What we will not claim for it

Customs records cover goods that physically crossed a border and were declared to an authority. They do not cover services. They do not cover domestic trade, so a business selling mainly inside its own market will look far smaller here than it is. They carry no margin, no contract terms, no payment behaviour and no intent. Coverage of counterparty names varies by jurisdiction and is not universal, data arrives on a lag, and published periods are revised as corrections come in.

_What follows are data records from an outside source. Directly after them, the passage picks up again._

inline bool wg_plan_envb(const WgParams& p, const WgHooks& hk, FlowP& f, bool small, int lds_limit, int* wpe) {
    const int NL = 2 * p.F * p.N;
    *wpe = (p.B <= 2048) ? 2 : 1;
    if (hk.env_wpe.set) {
        const int w = hk.env_wpe.v;
        *wpe = (w == 4 && p.F == 2 && p.N <= 16) ? 4 : (w == 2 ? 2 : (w == 4 ? 2 : 1));
    }
    if (!(f.res && small && f.block == 64 && !f.gl && p.turb_mode >= WG_TURB_BOX && NL <= 64 && p.N <= 32 && p.P <= 4096 && f.S_pad <= 16 &&
          f.deficit_model == 0))
        return false;
    WgEnvbCarve k = wg_plan_envb_carve(p, f.n_tab, *wpe);
    while (*wpe > 1 && *wpe * k.bytes + 64 > (size_t)lds_limit) {
        *wpe /= 2;
        k = wg_plan_envb_carve(p, f.n_tab, *wpe);
    }
    f.env_cap = k.env_cap; f.envb_off_cl = k.off_cl; f.env_off_tab = k.off_tab; f.env_lds = (int)k.bytes;
    return f.env_lds <= 32768 && f.env_lds <= lds_limit;
}

inline void wg_plan_step_kernels(const wg_config* c, const WgHooks& hk, const WgParams& p, FlowP& f, bool small, int lds_limit) {
    const size_t qf = wg_plan_farm_quads(c, p);
    const bool env_ok = wg_plan_env(p, f, small, qf, lds_limit);
    int envb_wpe = 1;
    const bool envb_ok = wg_plan_envb(p, hk, f, small, lds_limit, &envb_wpe);
    f.env_inc = 1 + (p.extra_inc ? 1 : 0);
    f.env_eps_max = std::min(1.0f, (float)(p.eps0 * std::sqrt(3.0))) + 2.0f / 65535.0f;
    f.envw = ((env_ok || envb_ok) && !hk.flow_block.set && !hk.flow_res.set) ? 1 : 0;
    if (hk.flow_env.set) f.envw = ((env_ok || envb_ok) && hk.flow_env.v != 0) ? 1 : 0;
    f.env_wpe = (p.B <= 2048 && 2 * f.env_lds <= lds_limit) ? 2 : 1;
    if (hk.env_wpe.set) f.env_wpe = (hk.env_wpe.v == 2 && 2 * f.env_lds <= lds_limit) ? 2 : 1;
    const bool split_ok = env_ok && f.env_wpe == 2 && p.K == 1 && 4 * f.env_lds + 4096 <= lds_limit;
    f.env_split = (split_ok && p.B <= 1024 && qf >= 256) ? (p.B <= 512 ? 2 : 1) : 0;
    if (hk.env_split.set) f.env_split = (hk.env_split.v != 0 && split_ok && p.B <= 2048) ? (hk.env_split.v == 2 ? 2 : 1) : 0;
    if (envb_ok) f.env_wpe = envb_wpe;
    f.env_share = (f.envw && env_ok && p.F == 2) ? 1 : 0;
    if (hk.share_dev.set && hk.share_dev.v == 0) f.env_share = 0;
    const bool gen = p.turb_ti || p.farm_ti || p.farm_obs > 0 || (p.sum_mask_f | p.cur_mask_f) != 0;
    f.env_fused = (f.envw && p.sums_mode && !gen && p.power_avg <= 64) ? 1 : 0;
    if (hk.step_fused.set) f.env_fused = (f.env_fused && hk.step_fused.v != 0) ? 1 : 0;
}

inline void wg_plan_flow_scalars(const wg_config* c, const WgParams& p, double tab_x0, double tab_dx, FlowP& f) {
    f.B = p.B; f.N = p.N; f.F = p.F; f.K = p.K; f.P = p.P; f.S = p.S; f.NP = p.NP;
    f.S_pad = 1; f.S_shift = 0;
    while (f.S_pad < p.S) { f.S_pad <<= 1; f.S_shift++; }
    f.autoreset = p.autoreset; f.action_method = p.action_method; f.base_controller = p.base_controller;
    f.power_avg = p.power_avg; f.script_rows = 0; f.noise = (p.noise == WG_NOISE_NORMAL);
    f.dt = p.dt; f.D = p.D; f.inv_D = p.inv_D; f.hub = p.hub; f.dpart_f = (float)p.dpart; f.R_rot = 0.5f * p.D;
    f.inv_N = 1.0f / (float)p.N; f.inv_S = 1.0f / (float)p.S; f.inv_P = 1.0f / (float)p.P;
    f.inv_power_avg = 1.0f / (float)(p.power_avg > 0 ? p.power_avg : 1);
    f.pavg_magic = (unsigned)((1ull << 32) / (unsigned long long)(p.power_avg > 0 ? p.power_avg : 1)) + 1u;
    f.dt_d = p.dt_d; f.dpart = p.dpart; f.inv_dpart = 1.0 / p.dpart;
    f.yaw_min = p.yaw_min; f.yaw_max = p.yaw_max; f.yaw_step = p.yaw_step;
    f.ka = p.ka; f.kb = p.kb; f.eps0 = p.eps0; f.hill = p.hill; f.tia = p.tia; f.tib = p.tib; f.tic = p.tic; f.tid = p.tid;
    f.tab_x0 = (float)tab_x0; f.tab_inv_dx = (float)(1.0 / tab_dx);
    f.ue_scale = p.turb_mode == WG_TURB_NONE ? 1.0f : 2.0f;
    for (int i = 0; i < WG_N_CH; ++i) {
        f.hlen[i] = p.ring_cap[i]; f.ring_off[i] = p.ring_off[i]; f.fring_off[i] = p.fring_off[i];
        f.inv_hlen[i] = 1.0f / (float)p.ring_cap[i];
        f.hmagic[i] = (unsigned)((1ull << 32) / (unsigned long long)p.ring_cap[i]) + 1u;
        f.noise_sigma[i] = p.noise_sigma[i];
    }
    f.ring_stride = p.ring_stride; f.fring_stride = p.fring_stride;
    f.turb_mode = p.turb_mode; f.fc_scale = p.fc_scale; f.D_d = p.D_d; f.hub_d = p.hub_d;
    f.inv_sqrt_S = 1.0f / std::sqrt((float)p.S);
    f.added = (c->added_turbulence != 0 && c->turb_mode != WG_TURB_NONE) ? 1 : 0;
    f.no_ti_fold = c->no_ti_fold != 0; f.deficit_model = c->deficit_model;
    f.km1 = (float)wg_defd(c->m0_km1, 0.6); f.km2r = (float)(2.0 * wg_defd(c->m0_km2, 0.35) * 0.5 * p.D_d);
    f.sg_af = (float)wg_defd(c->m0_sg_af, 3.11); f.sg_bf = (float)wg_defd(c->m0_sg_bf, -0.68); f.sg_cf = (float)wg_defd(c->m0_sg_cf, 2.41);
    f.an_inv_ka = (float)(1.0 / wg_defd(c->m0_ka, 0.38));
}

None of that reduces what the record is good for, and stating it plainly is what makes the rest credible. Used within its limits, customs data is one of the very few commercial sources where the underlying event actually happened, was documented at the time, and was documented under legal obligation rather than for promotional purposes. That is a rare property, and it is worth not overselling.

Ask the awkward question first

Before relying on any trade dataset — ours or anyone else's — ask which markets are covered at which depth, what the lag is in each, how company names were matched, and what happens to a historical series across an HS revision. The answers tell you more than any headline figure.